Work item: If a line in the records below contains the word "include", copy it out.

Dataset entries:
- - - - -

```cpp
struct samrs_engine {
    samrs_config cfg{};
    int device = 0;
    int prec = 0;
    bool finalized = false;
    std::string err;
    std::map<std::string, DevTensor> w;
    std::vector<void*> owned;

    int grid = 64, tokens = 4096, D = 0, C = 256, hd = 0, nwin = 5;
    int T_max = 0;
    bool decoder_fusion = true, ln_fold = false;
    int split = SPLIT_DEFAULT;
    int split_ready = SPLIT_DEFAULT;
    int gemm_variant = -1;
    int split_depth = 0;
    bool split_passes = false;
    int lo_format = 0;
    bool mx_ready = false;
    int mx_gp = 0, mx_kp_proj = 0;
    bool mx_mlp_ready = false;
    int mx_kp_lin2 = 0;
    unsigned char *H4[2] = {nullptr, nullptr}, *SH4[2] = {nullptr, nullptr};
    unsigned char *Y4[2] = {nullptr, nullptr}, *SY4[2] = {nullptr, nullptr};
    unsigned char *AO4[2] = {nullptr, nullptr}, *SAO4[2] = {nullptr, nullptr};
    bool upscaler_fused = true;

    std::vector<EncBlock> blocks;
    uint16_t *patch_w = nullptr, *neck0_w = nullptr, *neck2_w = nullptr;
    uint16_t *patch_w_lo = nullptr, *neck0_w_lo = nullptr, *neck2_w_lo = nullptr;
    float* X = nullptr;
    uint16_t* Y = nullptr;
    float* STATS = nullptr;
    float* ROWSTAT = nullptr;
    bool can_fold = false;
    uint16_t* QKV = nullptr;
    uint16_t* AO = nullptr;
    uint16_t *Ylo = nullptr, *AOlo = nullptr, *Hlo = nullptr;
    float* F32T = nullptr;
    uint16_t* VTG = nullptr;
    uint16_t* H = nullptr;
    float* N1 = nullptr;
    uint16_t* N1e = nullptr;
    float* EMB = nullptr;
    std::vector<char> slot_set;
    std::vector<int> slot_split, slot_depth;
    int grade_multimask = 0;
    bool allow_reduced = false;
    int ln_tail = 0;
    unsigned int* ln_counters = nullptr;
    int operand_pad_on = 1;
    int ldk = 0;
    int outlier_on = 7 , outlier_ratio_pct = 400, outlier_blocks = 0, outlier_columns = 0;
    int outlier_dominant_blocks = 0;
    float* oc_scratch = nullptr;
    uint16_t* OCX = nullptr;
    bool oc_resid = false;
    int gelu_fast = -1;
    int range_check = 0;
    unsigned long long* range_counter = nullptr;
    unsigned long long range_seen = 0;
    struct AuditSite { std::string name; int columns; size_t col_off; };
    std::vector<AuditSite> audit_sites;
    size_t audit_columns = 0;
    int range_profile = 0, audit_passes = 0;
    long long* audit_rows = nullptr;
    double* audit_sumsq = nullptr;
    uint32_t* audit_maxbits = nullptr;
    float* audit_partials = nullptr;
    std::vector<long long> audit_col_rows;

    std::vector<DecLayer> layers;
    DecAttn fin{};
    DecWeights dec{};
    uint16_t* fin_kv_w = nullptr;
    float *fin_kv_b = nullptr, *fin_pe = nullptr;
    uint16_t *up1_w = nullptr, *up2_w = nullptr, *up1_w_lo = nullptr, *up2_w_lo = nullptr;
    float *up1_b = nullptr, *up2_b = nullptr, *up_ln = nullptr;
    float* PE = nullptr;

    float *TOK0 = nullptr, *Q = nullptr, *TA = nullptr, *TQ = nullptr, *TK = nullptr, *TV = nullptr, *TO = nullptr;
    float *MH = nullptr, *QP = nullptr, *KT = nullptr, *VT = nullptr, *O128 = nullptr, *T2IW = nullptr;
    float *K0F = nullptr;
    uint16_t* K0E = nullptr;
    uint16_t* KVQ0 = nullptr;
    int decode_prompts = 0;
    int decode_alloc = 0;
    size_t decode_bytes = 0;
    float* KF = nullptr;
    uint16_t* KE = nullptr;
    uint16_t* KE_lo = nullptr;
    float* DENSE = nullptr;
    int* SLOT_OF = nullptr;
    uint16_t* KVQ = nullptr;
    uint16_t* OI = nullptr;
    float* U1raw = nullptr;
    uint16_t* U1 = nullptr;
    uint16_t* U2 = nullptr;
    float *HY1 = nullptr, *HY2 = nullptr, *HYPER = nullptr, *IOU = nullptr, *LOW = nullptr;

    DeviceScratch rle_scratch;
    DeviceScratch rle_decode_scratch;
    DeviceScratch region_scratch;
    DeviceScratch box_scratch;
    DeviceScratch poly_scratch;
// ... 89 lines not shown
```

- - - - -

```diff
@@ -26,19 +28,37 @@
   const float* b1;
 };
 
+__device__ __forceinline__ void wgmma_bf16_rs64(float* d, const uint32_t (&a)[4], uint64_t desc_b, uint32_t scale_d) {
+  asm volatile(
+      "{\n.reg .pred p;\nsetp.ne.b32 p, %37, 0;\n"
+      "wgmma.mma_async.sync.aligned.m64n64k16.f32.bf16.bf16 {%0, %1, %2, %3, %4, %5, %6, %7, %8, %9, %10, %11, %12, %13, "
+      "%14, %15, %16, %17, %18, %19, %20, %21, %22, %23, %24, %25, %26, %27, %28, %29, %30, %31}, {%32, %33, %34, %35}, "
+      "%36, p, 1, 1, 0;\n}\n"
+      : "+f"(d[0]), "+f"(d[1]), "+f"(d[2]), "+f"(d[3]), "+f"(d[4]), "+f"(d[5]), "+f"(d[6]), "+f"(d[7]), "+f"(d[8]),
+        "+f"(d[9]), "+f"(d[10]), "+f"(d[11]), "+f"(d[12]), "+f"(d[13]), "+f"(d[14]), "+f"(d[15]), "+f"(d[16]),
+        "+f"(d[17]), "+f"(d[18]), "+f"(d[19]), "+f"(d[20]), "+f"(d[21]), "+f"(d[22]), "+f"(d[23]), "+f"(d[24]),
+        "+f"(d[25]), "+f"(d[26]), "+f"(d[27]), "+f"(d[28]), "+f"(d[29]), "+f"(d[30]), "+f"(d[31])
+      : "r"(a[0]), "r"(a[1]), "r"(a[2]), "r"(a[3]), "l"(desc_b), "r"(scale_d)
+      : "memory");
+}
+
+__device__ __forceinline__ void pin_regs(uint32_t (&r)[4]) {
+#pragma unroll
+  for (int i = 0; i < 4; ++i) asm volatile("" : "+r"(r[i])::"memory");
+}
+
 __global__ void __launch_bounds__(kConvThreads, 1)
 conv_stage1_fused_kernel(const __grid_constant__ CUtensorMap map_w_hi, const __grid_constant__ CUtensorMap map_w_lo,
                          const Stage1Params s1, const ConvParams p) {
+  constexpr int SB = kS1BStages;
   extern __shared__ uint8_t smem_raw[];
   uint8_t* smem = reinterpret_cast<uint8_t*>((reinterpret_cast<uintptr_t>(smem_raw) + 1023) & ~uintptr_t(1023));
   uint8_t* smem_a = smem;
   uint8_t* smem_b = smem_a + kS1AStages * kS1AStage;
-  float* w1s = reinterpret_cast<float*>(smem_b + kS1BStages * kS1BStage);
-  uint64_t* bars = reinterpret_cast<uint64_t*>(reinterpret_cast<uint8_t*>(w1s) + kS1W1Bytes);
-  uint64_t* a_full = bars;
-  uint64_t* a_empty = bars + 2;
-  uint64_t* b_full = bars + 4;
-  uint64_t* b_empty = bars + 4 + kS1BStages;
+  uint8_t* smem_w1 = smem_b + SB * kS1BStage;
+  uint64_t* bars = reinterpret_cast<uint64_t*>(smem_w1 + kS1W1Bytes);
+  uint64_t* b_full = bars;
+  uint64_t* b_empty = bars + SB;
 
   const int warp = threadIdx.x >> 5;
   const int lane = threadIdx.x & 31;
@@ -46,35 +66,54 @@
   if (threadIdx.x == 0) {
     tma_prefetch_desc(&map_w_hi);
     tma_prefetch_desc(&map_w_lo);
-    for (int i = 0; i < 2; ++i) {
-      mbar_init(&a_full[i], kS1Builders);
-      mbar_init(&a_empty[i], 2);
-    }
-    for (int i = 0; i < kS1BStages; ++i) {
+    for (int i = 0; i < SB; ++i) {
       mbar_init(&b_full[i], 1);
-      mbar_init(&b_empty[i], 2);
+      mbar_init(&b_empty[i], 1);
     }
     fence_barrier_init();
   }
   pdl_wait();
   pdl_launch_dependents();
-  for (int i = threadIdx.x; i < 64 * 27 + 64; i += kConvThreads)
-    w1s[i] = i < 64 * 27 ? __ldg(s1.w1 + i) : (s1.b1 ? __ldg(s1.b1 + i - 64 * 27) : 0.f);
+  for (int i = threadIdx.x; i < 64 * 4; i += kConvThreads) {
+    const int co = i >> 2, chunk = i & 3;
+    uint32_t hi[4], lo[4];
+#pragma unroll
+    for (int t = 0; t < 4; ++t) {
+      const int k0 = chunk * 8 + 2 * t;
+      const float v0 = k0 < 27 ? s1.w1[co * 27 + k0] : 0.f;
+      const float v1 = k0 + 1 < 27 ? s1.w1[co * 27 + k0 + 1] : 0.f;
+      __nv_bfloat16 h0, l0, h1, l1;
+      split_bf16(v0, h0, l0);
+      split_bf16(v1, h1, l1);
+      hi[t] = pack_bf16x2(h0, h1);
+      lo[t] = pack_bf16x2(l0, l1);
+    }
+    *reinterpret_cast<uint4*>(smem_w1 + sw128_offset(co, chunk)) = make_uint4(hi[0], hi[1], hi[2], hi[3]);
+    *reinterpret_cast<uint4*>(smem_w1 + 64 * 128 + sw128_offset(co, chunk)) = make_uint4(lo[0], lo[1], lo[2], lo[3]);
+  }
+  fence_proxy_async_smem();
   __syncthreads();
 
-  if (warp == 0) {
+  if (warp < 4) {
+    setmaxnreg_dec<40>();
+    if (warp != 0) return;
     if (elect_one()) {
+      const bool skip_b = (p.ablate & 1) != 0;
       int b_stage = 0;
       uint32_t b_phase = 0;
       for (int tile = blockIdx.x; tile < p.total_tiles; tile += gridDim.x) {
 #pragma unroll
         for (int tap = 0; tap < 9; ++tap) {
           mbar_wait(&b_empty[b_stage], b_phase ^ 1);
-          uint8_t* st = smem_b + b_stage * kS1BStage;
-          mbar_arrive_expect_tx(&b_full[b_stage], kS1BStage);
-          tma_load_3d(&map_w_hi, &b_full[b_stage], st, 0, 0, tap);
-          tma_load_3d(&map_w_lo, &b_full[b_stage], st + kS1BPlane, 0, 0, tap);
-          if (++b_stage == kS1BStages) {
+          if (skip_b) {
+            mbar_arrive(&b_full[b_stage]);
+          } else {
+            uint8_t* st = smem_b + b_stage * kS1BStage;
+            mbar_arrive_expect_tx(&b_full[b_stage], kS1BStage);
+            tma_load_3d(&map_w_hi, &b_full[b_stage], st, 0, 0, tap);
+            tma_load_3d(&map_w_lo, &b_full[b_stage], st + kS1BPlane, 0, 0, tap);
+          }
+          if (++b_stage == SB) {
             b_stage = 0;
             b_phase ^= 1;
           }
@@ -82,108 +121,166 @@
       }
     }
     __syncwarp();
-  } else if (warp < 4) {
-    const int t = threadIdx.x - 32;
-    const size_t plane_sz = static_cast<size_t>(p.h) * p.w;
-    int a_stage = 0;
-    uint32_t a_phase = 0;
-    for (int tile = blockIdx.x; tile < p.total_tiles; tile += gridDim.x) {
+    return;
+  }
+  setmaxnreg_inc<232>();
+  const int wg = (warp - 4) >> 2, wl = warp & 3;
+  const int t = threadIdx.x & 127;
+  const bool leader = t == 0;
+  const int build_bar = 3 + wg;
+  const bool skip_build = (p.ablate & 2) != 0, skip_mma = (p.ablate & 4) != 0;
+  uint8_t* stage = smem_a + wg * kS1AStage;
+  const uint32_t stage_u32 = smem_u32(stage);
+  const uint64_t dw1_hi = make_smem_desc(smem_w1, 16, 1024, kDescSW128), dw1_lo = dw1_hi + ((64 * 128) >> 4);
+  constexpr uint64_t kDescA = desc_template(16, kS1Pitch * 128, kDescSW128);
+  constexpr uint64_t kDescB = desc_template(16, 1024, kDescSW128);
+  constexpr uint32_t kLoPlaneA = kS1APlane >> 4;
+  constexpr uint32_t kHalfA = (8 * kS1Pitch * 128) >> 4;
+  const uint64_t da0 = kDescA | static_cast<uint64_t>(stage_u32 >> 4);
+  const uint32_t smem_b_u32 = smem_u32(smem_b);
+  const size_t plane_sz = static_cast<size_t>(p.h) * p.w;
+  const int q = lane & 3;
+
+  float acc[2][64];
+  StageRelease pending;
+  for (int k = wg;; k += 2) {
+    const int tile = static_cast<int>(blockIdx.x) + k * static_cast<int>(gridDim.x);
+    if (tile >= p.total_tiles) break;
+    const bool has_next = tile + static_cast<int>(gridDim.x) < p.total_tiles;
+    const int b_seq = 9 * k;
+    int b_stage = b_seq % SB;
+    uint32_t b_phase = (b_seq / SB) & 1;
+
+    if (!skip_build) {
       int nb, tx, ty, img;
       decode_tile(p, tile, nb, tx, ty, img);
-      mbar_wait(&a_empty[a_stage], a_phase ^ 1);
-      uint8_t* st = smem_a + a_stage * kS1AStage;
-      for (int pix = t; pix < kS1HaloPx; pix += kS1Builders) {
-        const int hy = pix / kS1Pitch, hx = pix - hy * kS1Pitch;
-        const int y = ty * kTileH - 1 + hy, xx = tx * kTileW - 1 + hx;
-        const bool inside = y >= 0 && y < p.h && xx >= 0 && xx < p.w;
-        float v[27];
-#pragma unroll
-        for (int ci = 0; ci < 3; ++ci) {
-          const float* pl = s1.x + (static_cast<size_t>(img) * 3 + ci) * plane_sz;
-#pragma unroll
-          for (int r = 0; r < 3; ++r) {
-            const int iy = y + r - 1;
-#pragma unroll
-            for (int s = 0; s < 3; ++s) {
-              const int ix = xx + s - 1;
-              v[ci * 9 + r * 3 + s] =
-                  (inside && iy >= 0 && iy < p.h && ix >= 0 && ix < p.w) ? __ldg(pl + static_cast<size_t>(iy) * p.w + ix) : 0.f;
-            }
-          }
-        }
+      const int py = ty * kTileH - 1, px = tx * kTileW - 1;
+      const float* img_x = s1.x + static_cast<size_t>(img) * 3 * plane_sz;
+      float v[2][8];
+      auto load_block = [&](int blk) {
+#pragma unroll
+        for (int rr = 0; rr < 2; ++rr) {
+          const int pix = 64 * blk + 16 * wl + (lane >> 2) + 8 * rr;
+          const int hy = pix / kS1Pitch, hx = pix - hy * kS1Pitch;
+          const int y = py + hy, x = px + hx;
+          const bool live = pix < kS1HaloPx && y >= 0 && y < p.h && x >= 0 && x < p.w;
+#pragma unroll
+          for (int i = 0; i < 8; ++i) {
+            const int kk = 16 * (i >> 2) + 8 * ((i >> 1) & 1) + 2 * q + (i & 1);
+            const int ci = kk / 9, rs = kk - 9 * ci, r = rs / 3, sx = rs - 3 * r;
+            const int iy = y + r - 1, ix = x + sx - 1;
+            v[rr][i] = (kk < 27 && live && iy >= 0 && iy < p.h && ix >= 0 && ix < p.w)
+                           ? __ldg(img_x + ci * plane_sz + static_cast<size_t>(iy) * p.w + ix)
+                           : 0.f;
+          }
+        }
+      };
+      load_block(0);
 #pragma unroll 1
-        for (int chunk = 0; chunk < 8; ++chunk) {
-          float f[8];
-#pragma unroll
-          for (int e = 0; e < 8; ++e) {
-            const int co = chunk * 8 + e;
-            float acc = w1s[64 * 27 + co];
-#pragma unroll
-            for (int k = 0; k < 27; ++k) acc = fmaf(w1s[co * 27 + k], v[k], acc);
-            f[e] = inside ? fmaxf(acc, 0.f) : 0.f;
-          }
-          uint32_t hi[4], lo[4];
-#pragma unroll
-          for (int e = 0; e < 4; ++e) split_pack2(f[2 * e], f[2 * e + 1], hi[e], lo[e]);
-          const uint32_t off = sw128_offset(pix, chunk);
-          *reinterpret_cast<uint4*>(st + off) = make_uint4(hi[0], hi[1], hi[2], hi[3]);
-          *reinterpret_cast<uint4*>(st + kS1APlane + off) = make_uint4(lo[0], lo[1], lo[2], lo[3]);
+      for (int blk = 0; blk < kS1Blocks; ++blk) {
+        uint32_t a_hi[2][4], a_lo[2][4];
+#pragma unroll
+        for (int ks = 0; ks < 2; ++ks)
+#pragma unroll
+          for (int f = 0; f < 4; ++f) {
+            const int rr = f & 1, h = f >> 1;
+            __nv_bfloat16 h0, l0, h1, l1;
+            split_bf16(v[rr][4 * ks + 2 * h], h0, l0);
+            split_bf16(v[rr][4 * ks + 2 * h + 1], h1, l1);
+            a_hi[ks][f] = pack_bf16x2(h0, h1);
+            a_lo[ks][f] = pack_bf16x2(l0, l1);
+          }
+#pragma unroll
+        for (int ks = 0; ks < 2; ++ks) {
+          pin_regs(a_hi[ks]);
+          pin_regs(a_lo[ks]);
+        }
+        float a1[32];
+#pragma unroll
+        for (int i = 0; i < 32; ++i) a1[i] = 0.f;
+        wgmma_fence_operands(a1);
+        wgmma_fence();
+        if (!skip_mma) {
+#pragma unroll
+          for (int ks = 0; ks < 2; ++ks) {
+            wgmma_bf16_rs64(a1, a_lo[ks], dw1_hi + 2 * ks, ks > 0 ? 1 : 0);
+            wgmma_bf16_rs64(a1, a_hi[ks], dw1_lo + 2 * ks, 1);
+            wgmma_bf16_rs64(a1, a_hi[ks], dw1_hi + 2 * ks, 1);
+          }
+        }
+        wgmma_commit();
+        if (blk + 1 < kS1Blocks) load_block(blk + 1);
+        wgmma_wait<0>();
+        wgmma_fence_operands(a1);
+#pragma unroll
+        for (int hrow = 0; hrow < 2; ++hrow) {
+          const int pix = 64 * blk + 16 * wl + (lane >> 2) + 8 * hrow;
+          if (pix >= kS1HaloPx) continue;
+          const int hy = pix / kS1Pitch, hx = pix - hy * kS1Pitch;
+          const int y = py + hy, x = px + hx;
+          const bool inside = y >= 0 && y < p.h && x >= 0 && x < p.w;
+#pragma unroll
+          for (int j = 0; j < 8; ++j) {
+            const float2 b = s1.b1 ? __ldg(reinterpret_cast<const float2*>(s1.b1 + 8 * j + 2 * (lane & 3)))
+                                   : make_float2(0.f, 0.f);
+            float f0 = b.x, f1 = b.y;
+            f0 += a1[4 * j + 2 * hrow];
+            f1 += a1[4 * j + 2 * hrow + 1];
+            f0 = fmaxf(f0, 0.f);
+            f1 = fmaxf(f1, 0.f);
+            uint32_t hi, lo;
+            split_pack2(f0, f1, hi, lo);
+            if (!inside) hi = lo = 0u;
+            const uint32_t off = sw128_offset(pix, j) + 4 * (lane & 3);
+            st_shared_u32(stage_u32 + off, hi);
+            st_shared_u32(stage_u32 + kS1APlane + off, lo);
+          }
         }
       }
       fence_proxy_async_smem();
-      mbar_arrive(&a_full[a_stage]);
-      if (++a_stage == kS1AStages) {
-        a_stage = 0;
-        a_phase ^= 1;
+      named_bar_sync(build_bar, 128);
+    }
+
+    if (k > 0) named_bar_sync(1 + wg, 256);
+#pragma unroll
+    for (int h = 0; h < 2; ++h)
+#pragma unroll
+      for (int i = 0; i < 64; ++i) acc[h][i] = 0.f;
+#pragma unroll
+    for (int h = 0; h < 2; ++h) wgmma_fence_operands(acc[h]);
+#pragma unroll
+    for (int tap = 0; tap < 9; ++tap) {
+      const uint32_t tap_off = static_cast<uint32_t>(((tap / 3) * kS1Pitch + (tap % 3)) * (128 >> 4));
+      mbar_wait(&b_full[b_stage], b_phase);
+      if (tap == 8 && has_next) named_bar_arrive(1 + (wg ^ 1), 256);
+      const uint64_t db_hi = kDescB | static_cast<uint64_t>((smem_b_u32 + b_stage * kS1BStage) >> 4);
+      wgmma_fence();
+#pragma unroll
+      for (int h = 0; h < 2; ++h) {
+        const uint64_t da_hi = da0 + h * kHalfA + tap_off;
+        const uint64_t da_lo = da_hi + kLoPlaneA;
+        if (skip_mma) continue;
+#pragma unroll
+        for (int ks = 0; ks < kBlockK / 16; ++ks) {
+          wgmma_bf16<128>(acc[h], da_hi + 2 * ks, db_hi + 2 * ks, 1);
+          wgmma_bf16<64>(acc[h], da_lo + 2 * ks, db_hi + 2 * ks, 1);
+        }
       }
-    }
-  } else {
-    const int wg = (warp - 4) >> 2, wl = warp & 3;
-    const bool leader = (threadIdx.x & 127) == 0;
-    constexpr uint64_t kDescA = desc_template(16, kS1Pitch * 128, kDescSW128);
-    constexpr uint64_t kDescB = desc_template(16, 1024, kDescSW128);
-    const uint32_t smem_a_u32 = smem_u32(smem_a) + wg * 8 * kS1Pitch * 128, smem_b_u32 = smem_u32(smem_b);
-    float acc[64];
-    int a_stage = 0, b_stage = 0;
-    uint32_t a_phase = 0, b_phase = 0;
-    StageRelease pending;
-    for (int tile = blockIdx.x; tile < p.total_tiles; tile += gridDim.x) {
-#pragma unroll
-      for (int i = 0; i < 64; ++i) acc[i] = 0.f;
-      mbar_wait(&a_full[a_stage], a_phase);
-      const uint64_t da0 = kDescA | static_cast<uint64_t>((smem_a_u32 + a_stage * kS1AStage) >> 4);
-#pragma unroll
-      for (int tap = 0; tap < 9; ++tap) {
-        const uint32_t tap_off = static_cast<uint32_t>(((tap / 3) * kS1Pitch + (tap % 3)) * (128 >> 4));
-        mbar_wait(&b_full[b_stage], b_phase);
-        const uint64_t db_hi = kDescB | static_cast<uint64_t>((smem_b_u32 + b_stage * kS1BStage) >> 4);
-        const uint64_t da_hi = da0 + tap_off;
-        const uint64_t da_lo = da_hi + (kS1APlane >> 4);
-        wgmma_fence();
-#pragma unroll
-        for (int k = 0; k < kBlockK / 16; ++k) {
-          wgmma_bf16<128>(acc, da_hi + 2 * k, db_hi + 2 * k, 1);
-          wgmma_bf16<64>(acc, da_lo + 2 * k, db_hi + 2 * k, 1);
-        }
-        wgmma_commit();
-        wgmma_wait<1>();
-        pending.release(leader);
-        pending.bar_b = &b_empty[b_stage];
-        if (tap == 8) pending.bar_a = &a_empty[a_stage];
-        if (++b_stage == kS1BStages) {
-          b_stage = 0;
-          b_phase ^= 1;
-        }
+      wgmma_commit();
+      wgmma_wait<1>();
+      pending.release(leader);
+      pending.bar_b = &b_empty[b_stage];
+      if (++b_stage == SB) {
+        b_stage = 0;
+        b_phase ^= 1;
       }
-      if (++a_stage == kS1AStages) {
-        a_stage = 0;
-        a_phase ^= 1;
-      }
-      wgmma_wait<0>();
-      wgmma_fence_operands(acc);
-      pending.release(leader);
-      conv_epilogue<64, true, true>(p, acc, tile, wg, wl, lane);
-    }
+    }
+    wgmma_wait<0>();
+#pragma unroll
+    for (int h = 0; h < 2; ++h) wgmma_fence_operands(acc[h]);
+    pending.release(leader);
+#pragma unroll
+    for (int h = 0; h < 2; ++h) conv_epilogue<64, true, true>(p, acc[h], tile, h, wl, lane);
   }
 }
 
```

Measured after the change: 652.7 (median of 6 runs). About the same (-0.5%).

- - - - -

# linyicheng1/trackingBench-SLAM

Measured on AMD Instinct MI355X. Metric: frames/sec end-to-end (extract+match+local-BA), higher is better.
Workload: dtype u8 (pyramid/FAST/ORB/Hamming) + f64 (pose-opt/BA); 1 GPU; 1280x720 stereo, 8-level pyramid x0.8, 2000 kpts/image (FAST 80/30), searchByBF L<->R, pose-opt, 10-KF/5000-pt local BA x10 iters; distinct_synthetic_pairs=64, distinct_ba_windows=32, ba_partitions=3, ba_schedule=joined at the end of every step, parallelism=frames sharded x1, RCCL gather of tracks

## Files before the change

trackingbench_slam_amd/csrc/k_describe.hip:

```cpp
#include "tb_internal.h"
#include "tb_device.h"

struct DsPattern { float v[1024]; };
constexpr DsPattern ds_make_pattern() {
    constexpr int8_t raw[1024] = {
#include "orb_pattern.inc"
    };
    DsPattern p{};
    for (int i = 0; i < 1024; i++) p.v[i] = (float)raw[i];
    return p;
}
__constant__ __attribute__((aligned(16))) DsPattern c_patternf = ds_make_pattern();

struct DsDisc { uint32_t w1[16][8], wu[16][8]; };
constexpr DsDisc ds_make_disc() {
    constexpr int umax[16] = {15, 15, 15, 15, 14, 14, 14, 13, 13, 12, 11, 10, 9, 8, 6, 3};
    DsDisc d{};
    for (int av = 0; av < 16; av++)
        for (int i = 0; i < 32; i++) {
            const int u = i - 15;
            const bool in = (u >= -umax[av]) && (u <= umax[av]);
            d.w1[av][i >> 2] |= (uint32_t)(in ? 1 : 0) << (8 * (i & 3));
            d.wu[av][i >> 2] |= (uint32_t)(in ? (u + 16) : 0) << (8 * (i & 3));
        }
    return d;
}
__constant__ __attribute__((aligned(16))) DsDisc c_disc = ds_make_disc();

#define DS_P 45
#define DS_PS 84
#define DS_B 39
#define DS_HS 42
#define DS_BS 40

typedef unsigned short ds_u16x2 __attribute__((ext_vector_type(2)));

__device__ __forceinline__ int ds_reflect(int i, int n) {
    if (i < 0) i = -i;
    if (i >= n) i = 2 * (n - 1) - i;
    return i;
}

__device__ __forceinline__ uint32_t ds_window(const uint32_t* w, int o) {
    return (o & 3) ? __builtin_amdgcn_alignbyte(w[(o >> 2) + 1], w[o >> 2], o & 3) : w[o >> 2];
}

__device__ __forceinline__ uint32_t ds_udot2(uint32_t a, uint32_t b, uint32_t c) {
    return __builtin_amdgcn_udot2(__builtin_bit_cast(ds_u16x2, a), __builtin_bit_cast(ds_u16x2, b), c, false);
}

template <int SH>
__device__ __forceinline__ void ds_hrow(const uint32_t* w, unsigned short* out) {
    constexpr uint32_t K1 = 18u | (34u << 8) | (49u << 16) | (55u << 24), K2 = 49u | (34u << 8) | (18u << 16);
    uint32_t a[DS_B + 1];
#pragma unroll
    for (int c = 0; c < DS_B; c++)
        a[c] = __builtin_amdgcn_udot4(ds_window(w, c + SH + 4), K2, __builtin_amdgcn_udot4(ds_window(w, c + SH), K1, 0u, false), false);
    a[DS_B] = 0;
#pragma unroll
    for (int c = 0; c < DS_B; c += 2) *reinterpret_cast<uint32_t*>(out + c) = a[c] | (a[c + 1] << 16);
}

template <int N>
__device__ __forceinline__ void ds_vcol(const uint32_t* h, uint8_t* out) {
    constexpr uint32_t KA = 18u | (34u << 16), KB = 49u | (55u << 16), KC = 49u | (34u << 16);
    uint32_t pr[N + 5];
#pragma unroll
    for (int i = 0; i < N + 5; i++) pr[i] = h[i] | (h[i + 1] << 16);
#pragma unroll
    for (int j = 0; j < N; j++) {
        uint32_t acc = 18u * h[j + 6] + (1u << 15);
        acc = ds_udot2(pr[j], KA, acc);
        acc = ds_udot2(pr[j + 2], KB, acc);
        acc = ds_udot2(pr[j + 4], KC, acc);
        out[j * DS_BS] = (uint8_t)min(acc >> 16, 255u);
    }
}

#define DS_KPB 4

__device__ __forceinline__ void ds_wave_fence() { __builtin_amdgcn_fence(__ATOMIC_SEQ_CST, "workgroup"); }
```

- - - - -

Written answer:
#include "tb_internal.h"
#include "tb_device.h"
#include "orb_pattern.inc"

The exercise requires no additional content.